979 entry daha
  • geçen bir yunanlı ile az biraz sohbet etme imkanım oldu, şunları söyledi:

    - almanya, fransa gibi ülkelerden takviye polisler filan gelmiş, ülkenin kuzeyinde kamp kurmuşlar. olur da yunan polisi yetersiz kalır yahut göstericilerin safına geçer diye yedekte bekletiliyorlarmış.

    - son tahmin yahut anketlere göre şu andaki iktidar partisi %8 gibi bir desteği varmış fakat sosyalistlerin toplam oyu %45'i geçiyormuş galiba. bunu bildikleri için erken seçimi kabul etmeyip, abilerinin dediğini yapacak (ki dün yaptı, paket meclisten geçti) hükümet görevde devam ediyormuş. çünkü herkesin malumudur ki, olası bir sosyalist hükümetin yapacağı iş ilk izlanda gibi kusura bakmayın ödemiyorum deyip, paketleri filan reddetmek olacaktı.
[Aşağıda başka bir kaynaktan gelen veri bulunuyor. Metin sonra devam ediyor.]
extern "C" int cp360_conv_forward2(const cp360_conv_desc* d, const void* in, const void* in2, const void* packed_w,
                                   const float* bias, const void* residual, void* out, float* partial, void* stream) {
    int rc = check_desc(d);
    if (rc) return rc;
    if (!in || !packed_w) return CP360_ERR_NULL;
    if ((d->c_in2 > 0) != (in2 != nullptr)) return CP360_ERR_NULL;
    if (d->splits > 1 && !partial) return CP360_ERR_NULL;
    if (d->splits == 1 && !out && !partial) return CP360_ERR_NULL;
    if (residual && d->ld_res < d->c_out) return CP360_ERR_BAD_SHAPE;
    ConvK k;
    k.in = (const unsigned char*)in;
    k.w = (const unsigned char*)packed_w;
    k.out = (unsigned char*)out;
    k.bias = bias;
    k.res = (const unsigned char*)residual;
    k.partial = (d->splits > 1 || !out) ? partial : nullptr;
    k.n_img = d->n_img; k.h_in = d->h_in; k.w_in = d->w_in; k.c_in = d->c_in; k.pix_stride = d->pix_stride;
    k.kh = d->kh; k.kw = d->kw; k.sy = d->sy; k.sx = d->sx; k.h_out = d->h_out; k.w_out = d->w_out;
    k.c_out = d->c_out; k.pad_mode = d->pad_mode; k.pad = d->pad; k.ld_out = d->ld_out; k.out_coff = d->out_coff;
    k.ld_res = d->ld_res; k.relu = d->relu; k.splits = d->splits;
    k.hw_out = d->h_out * d->w_out;
    k.M = d->n_img * k.hw_out;
    const int bk = bk_of(d->dtype);
    k.c_pad = c_pad_of(d);
    k.steps_per_tap = k.c_pad / bk;
    k.in2 = (const unsigned char*)in2;
    k.c_in2 = d->c_in2; k.c_pad2 = c_pad2_of(d); k.pix_stride2 = d->pix_stride2; k.h_in2 = d->h_in2; k.w_in2 = d->w_in2;
    k.sy2 = d->sy2; k.sx2 = d->sx2;
    k.ntap = d->kh * d->kw;
    k.nsteps = d->kh * d->kw * k.steps_per_tap + k.c_pad2 / bk;
    k.steps_per_split = (k.nsteps + d->splits - 1) / d->splits;
    k.k_total = d->kh * d->kw * k.c_pad + k.c_pad2;
    k.slab_rows = d->slab_rows;
    k.reverse = cp360_launch_reverse();
    k.clip_rows = 6 * d->h_out * d->w_out;
    k.nsub = k.k_total / (bk / 2);
    k.sub_per_split = (k.nsub + d->splits - 1) / d->splits;
    {
        const size_t wbytes = (size_t)((d->c_out + 255) / 256) * 256 * k.k_total * (d->dtype == CP360_F32 ? 4 : 2);
        k.w_pin = wbytes >= ((size_t)96 << 20) ? 8 : 0x7fffffff;
    }
    k.epi_direct = 0;
    hipStream_t st = (hipStream_t)stream;
    if (d->clip_resident) {
        const int mode = d->h_in == 16 ? 1 : d->h_in == 8 ? 2 : 0;
        k.nt = (k.c_out + 255) / 256;
        k.mt = clip_tiles(d);
        k.m_fast = 1;
        dim3 grid((unsigned)(k.nt * k.mt * k.splits), 1, 1);
#define CP360_CLIP(TT)                                                                                    \
        {                                                                                                     \
            if (mode == 1)      hipLaunchKernelGGL((conv_clip_kernel<TT, 1>), grid, dim3(512), 0, st, k);     \
            else if (mode == 2) hipLaunchKernelGGL((conv_clip_kernel<TT, 2>), grid, dim3(512), 0, st, k);     \
            else                hipLaunchKernelGGL((conv_clip_kernel<TT, 0>), grid, dim3(512), 0, st, k);     \
        }
        if (d->dtype == CP360_F32) CP360_CLIP(float)
        else if (d->dtype == CP360_F16) CP360_CLIP(f16_raw)
        else CP360_CLIP(bf16_raw)
#undef CP360_CLIP
        CP360_CHECK_HIP();
        return CP360_OK;
    }
    const bool narrow = d->c_out <= 64;
    int bn_ = 0, bm_ = 0, slots_ = 0;
    tile_of(d, &bn_, &bm_, &slots_);
    if (bm_ == 64) {
        cp360_launch_conv_small(k, d->dtype, st);
        CP360_CHECK_HIP();
        return CP360_OK;
    }
    if (d->dtype != CP360_F32 && d->kh == 1 && d->kw == 1 && d->sy == 1 && d->sx == 1 && d->pad == 0 && d->c_in == 64 &&
        d->c_out == 64 && d->c_in2 == 0 && d->splits <= 1 && !residual && d->tile_px == 0 && d->pix_stride % 8 == 0 &&
        d->ld_out % 8 == 0 && d->out_coff % 8 == 0 && k.M >= 4096 && k.out != nullptr && k.partial == nullptr) {
        long long blocks = ((long long)(k.M + 15) / 16 + 7) / 8;
        if (blocks > 256 * 8) blocks = 256 * 8;
        if (d->dtype == CP360_F16) hipLaunchKernelGGL((conv_pw64_kernel<f16_raw>), dim3((unsigned)blocks), dim3(256), 0, st, k);
        else hipLaunchKernelGGL((conv_pw64_kernel<bf16_raw>), dim3((unsigned)blocks), dim3(256), 0, st, k);
        CP360_CHECK_HIP();
        return CP360_OK;
    }
    if (d->c_out < 256) bn_ = bm_ = slots_ = 0;
    const bool wide = d->c_out >= 256 && bn_ == 256;
    if (d->c_in2 > 0) {
        if (!wide) return CP360_ERR_UNSUPPORTED;
        if (bm_ == 128) bm_ = d->dtype == CP360_F32 ? 256 : 129;
    }
    if (wide) {
        const bool big = bm_ >= 256;
        const int bm = bm_ == 129 ? 128 : bm_;
        if (bm_ == 129) k.epi_direct = d->c_out % 8 == 0 && d->ld_out % 8 == 0 && d->out_coff % 8 == 0 && d->ld_res % 8 == 0;
        k.nt = (k.c_out + 255) / 256;
        k.mt = (k.M + bm - 1) / bm;
        k.m_fast = ((long long)k.c_out * k.k_total > (long long)k.M * k.kh * k.kw * k.c_in) ? 1 : 0;
        dim3 grid((unsigned)(k.nt * k.mt * k.splits), 1, 1);
        if (d->c_in2 > 0 && !big && bm_ != 129) return CP360_ERR_UNSUPPORTED;
        if (bm_ == 129 && d->dtype == CP360_F16) hipLaunchKernelGGL((conv_igemm_ring2_kernel<f16_raw>), grid, dim3(512), 0, st, k);
        else if (bm_ == 129) hipLaunchKernelGGL((conv_igemm_ring2_kernel<bf16_raw>), grid, dim3(512), 0, st, k);
        else if (d->dtype == CP360_F32) rc = launch_wide<float>(k, bm, grid, st);
        else if (d->dtype == CP360_F16) rc = launch_wide<f16_raw>(k, bm, grid, st);
        else rc = launch_wide<bf16_raw>(k, bm, grid, st);
        if (rc) return rc;
    } else if (d->dtype == CP360_F32) {
        if (narrow) launch_conv<float, 1, 4>(k, st);
        else launch_conv<float, 2, 2>(k, st);
    } else if (d->dtype == CP360_F16) {
        if (narrow) launch_conv<f16_raw, 1, 4>(k, st);
        else launch_conv<f16_raw, 2, 2>(k, st);
    } else {
        if (narrow) launch_conv<bf16_raw, 1, 4>(k, st);
        else launch_conv<bf16_raw, 2, 2>(k, st);
    }
    CP360_CHECK_HIP();
    return CP360_OK;
}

    - biraz da kişisel detaylar: bu elemanın kardeşi öğretmenlik okumuş, ingiltere'de master yapmış, ve şimdi kocası işten atılmış, eve bu kadın bakıyormuş. bütün maaşları da düşüren bu son önlem paketi ile maaş 650 euroya düşmüş.

    - insanlar iki yıldır iyice paranoyaklaşmış. "her sabah 'bugün de batmamışız' diye uyanmak çok kötü" diyordu. "artık batacaksak batalım, bir şeyler olsun" modundaymış çok insan.
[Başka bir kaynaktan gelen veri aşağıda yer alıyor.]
# alex-petrenko/megaverse

Hardware: AMD Instinct MI355X
Metric: agent observations/sec (whole node), TowerBuilding 128x128 obs, random policy (higher is better)
Workload: dtype f32

## Files before the change

### include/megaverse_hip.h

```cpp
#ifndef MEGAVERSE_HIP_H
#define MEGAVERSE_HIP_H

#include <stdint.h>

#ifdef __cplusplus
extern "C" {
#endif

typedef struct mv_gym mv_gym;

typedef struct mv_config {
    const char *scenario;
    int32_t obs_width, obs_height;
    int32_t num_envs;
    int32_t num_agents_per_env;
    int32_t num_simulation_threads;
    int32_t use_vulkan;
    int32_t device;
    const char *const *param_keys;
    const float *param_vals;
    int32_t num_params;
    int32_t env_offset, total_envs;
    int32_t env_stride;
} mv_config;
// ... 81 lines not shown
int mv_get_pixel_mode(const mv_gym *g);

enum { MV_OBS_RGBA = 0, MV_OBS_RGB_PLANAR = 1 };
int mv_set_obs_layout(mv_gym *g, int32_t layout);
int mv_get_obs_layout(const mv_gym *g);

int mv_set_pipelining(mv_gym *g, int32_t on);
int mv_get_pipelining(const mv_gym *g);

int mv_set_render_resolution(mv_gym *g, int32_t w, int32_t h);
int mv_draw_hires(mv_gym *g);
int mv_get_hires_observation(mv_gym *g, int32_t env_idx, int32_t agent_idx, uint8_t *out_host);
int mv_draw_overview(mv_gym *g);

int mv_num_reward_shaping_keys(const mv_gym *g);
const char *mv_reward_shaping_key(const mv_gym *g, int32_t i);
int mv_get_reward_shaping(mv_gym *g, int32_t env_idx, int32_t agent_idx, const char *key, float *out);
int mv_set_reward_shaping(mv_gym *g, int32_t env_idx, int32_t agent_idx, const char *key, float value);

int mv_synchronize(mv_gym *g);

typedef struct mv_episode_record {
    int32_t agent;
    int32_t length;
    uint32_t end_tick;
    float true_objective;
    double ret;
} mv_episode_record;
int mv_set_episode_log(mv_gym *g, int32_t capacity);
int mv_get_episode_log_capacity(const mv_gym *g);
int mv_flush_episode_log(mv_gym *g);
int mv_episode_log_count(mv_gym *g, uint32_t *count, uint32_t *dropped);
int mv_drain_episode_log(mv_gym *g, mv_episode_record *out_host, int32_t max_records, uint32_t *dropped);
void *mv_episode_log_records_device_ptr(mv_gym *g);
void *mv_episode_log_count_device_ptr(mv_gym *g);
void *mv_episode_returns_device_ptr(mv_gym *g);
void *mv_episode_lengths_device_ptr(mv_gym *g);
int64_t mv_ticks_since_reset(const mv_gym *g);

int mv_profile_begin(mv_gym *g, int32_t max_steps);
int mv_profile_end(mv_gym *g, float *avg_ms4, int32_t *counts4);

int mv_debug_set_agent_pos(mv_gym *g, int32_t env_idx, int32_t agent_idx, float x, float y, float z);
int mv_debug_launch_counts(mv_gym *g, int64_t out[2]);
int mv_debug_set_agent_yaw(mv_gym *g, int32_t env_idx, int32_t agent_idx, float c, float s);
int mv_debug_set_agent_velocity(mv_gym *g, int32_t env_idx, int32_t agent_idx, float hvx, float hvz, float vvel);
int mv_debug_snapshot_size(const mv_gym *g);
int mv_debug_snapshot(mv_gym *g, int32_t env_idx, void *out_host);
int mv_debug_boxagone_state(mv_gym *g, int32_t env_idx, void *out_host);
int mv_debug_football_state(mv_gym *g, int32_t env_idx, void *out_host);
int mv_debug_set_football_state(mv_gym *g, int32_t env_idx, const void *in_host);
int mv_debug_rng(int32_t device, uint32_t seed, int32_t what, const int32_t *lo, const int32_t *hi, int32_t n, void *out_host);
int mv_debug_math(int32_t device, int32_t what, const float *a, const float *b, int32_t n, float *out_host);
int mv_debug_generate_episode(const char *scenario, int32_t num_agents, int32_t env_seed, int32_t n, float base_episode_len,
                              void *out, int32_t out_bytes);
int mv_debug_feeder_selftest(const char *scenario, int32_t num_envs, int32_t num_agents, int32_t threads, int32_t rounds);
int mv_debug_generate_sokoban(int32_t num_agents, int32_t env_seed, int32_t n, float base_episode_len, void *out, int32_t out_bytes);
int mv_debug_generate_football(int32_t num_agents, int32_t env_seed, int32_t n, float base_episode_len, void *out, int32_t out_bytes);

int mv_debug_collect_draw_host(int32_t num_agents, int32_t env_seed, int32_t n, float base_episode_len, void *out, int32_t out_bytes);
int mv_debug_episode_log_host(const float *rewards, const uint8_t *dones, const float *true_objectives, int32_t k, int32_t N, int32_t A, int32_t capacity,
                              uint32_t first_tick, double *ret, int32_t *len, void *records, uint32_t *count, uint32_t *dropped);
int mv_debug_episode_log_masked_host(const float *rewards, const uint8_t *dones, const float *true_objectives, int32_t k, int32_t N, int32_t A,
                                     int32_t capacity, uint32_t first_tick, double *ret, int32_t *len, void *records, uint32_t *count, uint32_t *dropped,
                                     const uint8_t *step_mask );
int mv_debug_episode_log_budget_host(const float *rewards, const uint8_t *dones, const float *true_objectives, int32_t k, int32_t N, int32_t A,
                                     int32_t capacity, uint32_t first_tick, double *ret, int32_t *len, void *records, uint32_t *count, uint32_t *dropped,
                                     const uint8_t *step_mask , int32_t *left );
int mv_debug_episode_budget_host(const uint8_t *dones, const uint8_t *mask, const int32_t *left_in, int32_t k, int32_t N, uint8_t *steps_out,
                                 int32_t *left_out);
int mv_debug_episode_log_cut_host(const uint8_t *mask, int32_t N, int32_t A, double *ret, int32_t *len);
int mv_debug_fork_plan_host(const int32_t *src_of, int32_t N, int32_t *resolved , int32_t *invalid );
int mv_debug_resample_plan_host(const int32_t *src_of, int32_t N, int32_t *resolved , int32_t *staged ,
                                int32_t *invalid );
int mv_debug_resample_apply_host(const int32_t *src_of, int32_t N, int32_t bytes_per_env, uint8_t *state, int32_t order);
int mv_debug_env_store_plan_host(const int32_t *slot_of, int32_t N, int32_t slots, int32_t is_save, int32_t *resolved , int32_t *invalid );
int64_t mv_debug_env_record_layout_host(const uint32_t *array_bytes, int32_t count, int32_t A, uint32_t *offsets);
int mv_debug_env_record_pack_host(const uint32_t *array_bytes, int32_t count, int32_t A, uint64_t layout_word, int32_t log_on, const uint8_t *env_state_in,
                                  uint8_t *record_out);
int mv_debug_env_record_unpack_host(const uint32_t *array_bytes, int32_t count, int32_t A, uint64_t layout_word, int32_t log_on, const uint8_t *record_in,
                                    uint8_t *env_state_inout);
int mv_debug_episodes_consumed(mv_gym *g, int32_t *out_host);
int mv_debug_collect_draw_device(int32_t device, int32_t num_agents, const int32_t *env_seeds, int32_t count, int32_t n, float base_episode_len, void *out,
                                 int64_t out_bytes, float *ms_per_launch);

#ifdef __cplusplus
}
#endif
#endif
```

### megaverse_amd/csrc/mv_api.hip

```cpp
#include "mv_api_internal.h"

thread_local std::string mvapi::g_err;

static const char *SHAPING_KEYS_TOWER[4] = {"teamSpirit", "towerPickedUpObject", "towerVisitedBuildingZoneWithObject",
                                           "towerBuildingReward"};
static const float SHAPING_DEFAULT_TOWER[4] = {0.1f, 0.1f, 0.1f, 1.0f};
static const char *SHAPING_KEYS_OBST[5] = {"teamSpirit", "obstaclesAgentAtExit", "obstaclesAllAgentsAtExit", "obstaclesExtraReward",
                                          "obstaclesAgentCarriedObjectToExit"};
static const float SHAPING_DEFAULT_OBST[5] = {0.0f, 1.0f, 5.0f, 0.5f, 0.0f};
static const char *SHAPING_KEYS_REARRANGE[3] = {"teamSpirit", "rearrangeOneMoreObjectCorrectPosition", "rearrangeAllObjectsCorrectPosition"};
static const float SHAPING_DEFAULT_REARRANGE[3] = {0.0f, 1.0f, 10.0f};
static const char *SHAPING_KEYS_SOKOBAN[4] = {"teamSpirit", "sokobanBoxOnTarget", "sokobanBoxLeavesTarget", "sokobanAllBoxesOnTarget"};
static const float SHAPING_DEFAULT_SOKOBAN[4] = {0.0f, 1.0f, -1.0f, 10.0f};
static const char *SHAPING_KEYS_EMPTY[1] = {"teamSpirit"};
static const char *SHAPING_KEYS_HEX_MEMORY[3] = {"teamSpirit", "memoryCollectGood", "memoryCollectBad"};
static const float SHAPING_DEFAULT_HEX_MEMORY[3] = {0.0f, 1.0f, -1.0f};
static const char *SHAPING_KEYS_HEX_EXPLORE[2] = {"teamSpirit", "exploreSolved"};
static const float SHAPING_DEFAULT_HEX_EXPLORE[2] = {0.0f, 5.0f};
static const char *SHAPING_KEYS_COLLECT[5] = {"teamSpirit", "collectSingleGood", "collectSingleBad", "collectAll", "collectAbyss"};
static const float SHAPING_DEFAULT_COLLECT[5] = {0.0f, 1.0f, -1.0f, 5.0f, -0.5f};
static const char *SHAPING_KEYS_BOXAGONE[3] = {"teamSpirit", "boxagoneTouchedFloor", "boxagonePerStepReward"};
static const float SHAPING_DEFAULT_BOXAGONE[3] = {0.0f, -0.1f, 0.01f};
static const int ACTION_SPACE[6] = {3, 3, 3, 2, 2, 3};
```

    - ekonomi işlerinden çok anlamam ama, şunu hatırlıyorum: avrupa'nın verdiği borçlardan (yahut yaptığı "yardım"lar diyelim) bir kısmı, belki de büyük bir kısmına yunan hükümetinin erişimi olmayacakmış ve belli bir fona aktarılacakmış. bu fondan ise doğrudan alacaklı olan avrupa bankaları direkt parayı alacakmış. insanlar buna da çok kızgınmış. yani hani bu başlıkta da eleştirilmiş ya çokça, "avrupanın verdiği paraya yunanistan gidip uçak, gemi alıp bizimkilerle ege'de it dalaşı yaptı" işin özeti silahlanmaya harcadı ve yıllarca düzgün planlamadı gelen yardımı diye. belki de o yüzden garantiye almak için böyle yaptılar. bu durumda avrupa mı suçlu, ayağını yorganına göre uzatmayan yunan devleti mi suçlu? bilmiyorum. ama ceremesini halkın çektiği kesin.

    - bu yunan arkadaşın ailesinden, en azından kardeşinden bahsettim. kendi durumu ise şu; geçtiğimiz bir-iki yıl içinde oxford'da malzeme bilimi yahut fizik alanında doktora yapmış. sonra çin'de bir şirkette çalışmış ama çok iyi kazanmış orda (çalıştığı şirket uluslararası galiba). neyse, sonra para biriktirip eve dönmüş. tabi evde iş yok güç yok. dışarda biriktirdiği para iki ayda bitmiş. bu arkadaş da parasız kalmış. "bir noktadan sonra yetti, katlanamadım o kadar depresyona" diyor, ve yurtdışındaki enstitülere post-doc olarak başvuruyor. yolu bu şekilde benim doktora yaptığım enstitüye düşüyor. ama işin ilginç tarafı burayı depresyone girip iş aramaya başlamadan önce bilmiyormuş bile. görüp, "bi başvurayım bakalım, belki alırlar" diyerek başvurmuş. ki hocası da yunan. gelince sormuş neden geldin diye, hocasına da açıkça söylemiş, daha fazla yapamadım diye...

    sonuç ne, ne yapılması lazım diye sorduğumuzda hiç düşünmeden "şiddet" dedi adam. o derece ümitsizdi durumdan. ama işin ilginç tarafı, zamanında eurozone'a girerken yunanistan'ın bazı rakamları çarpıtıp olduğundan iyi gösterip bir nevi hile yaptığını ve memur ve emekli maaşlarının normalden çok daha fazla olduğunu da kabul ediyordu. ama klasik artık akdenizlilik midir, doğululuk mudur bilmiyorum, "kim yapmadı ki, italya, portekiz, ispanya. hepsi aynısını yaptı, şimdi sıra onlarda" diyordu.

    bunları niye yazdım? birinci elden, eğitimli bir adamın söylediklerini röportaj gibi aktarayım diye. haydi iyi geceler...

    edit: uther not etti, izlanda imf programi ile bankalarini yeniden yapilandirip krizden cikmis. yoksa "kusura bakmayin haci ben odeyemiyorum" gibi bir durum yokmus.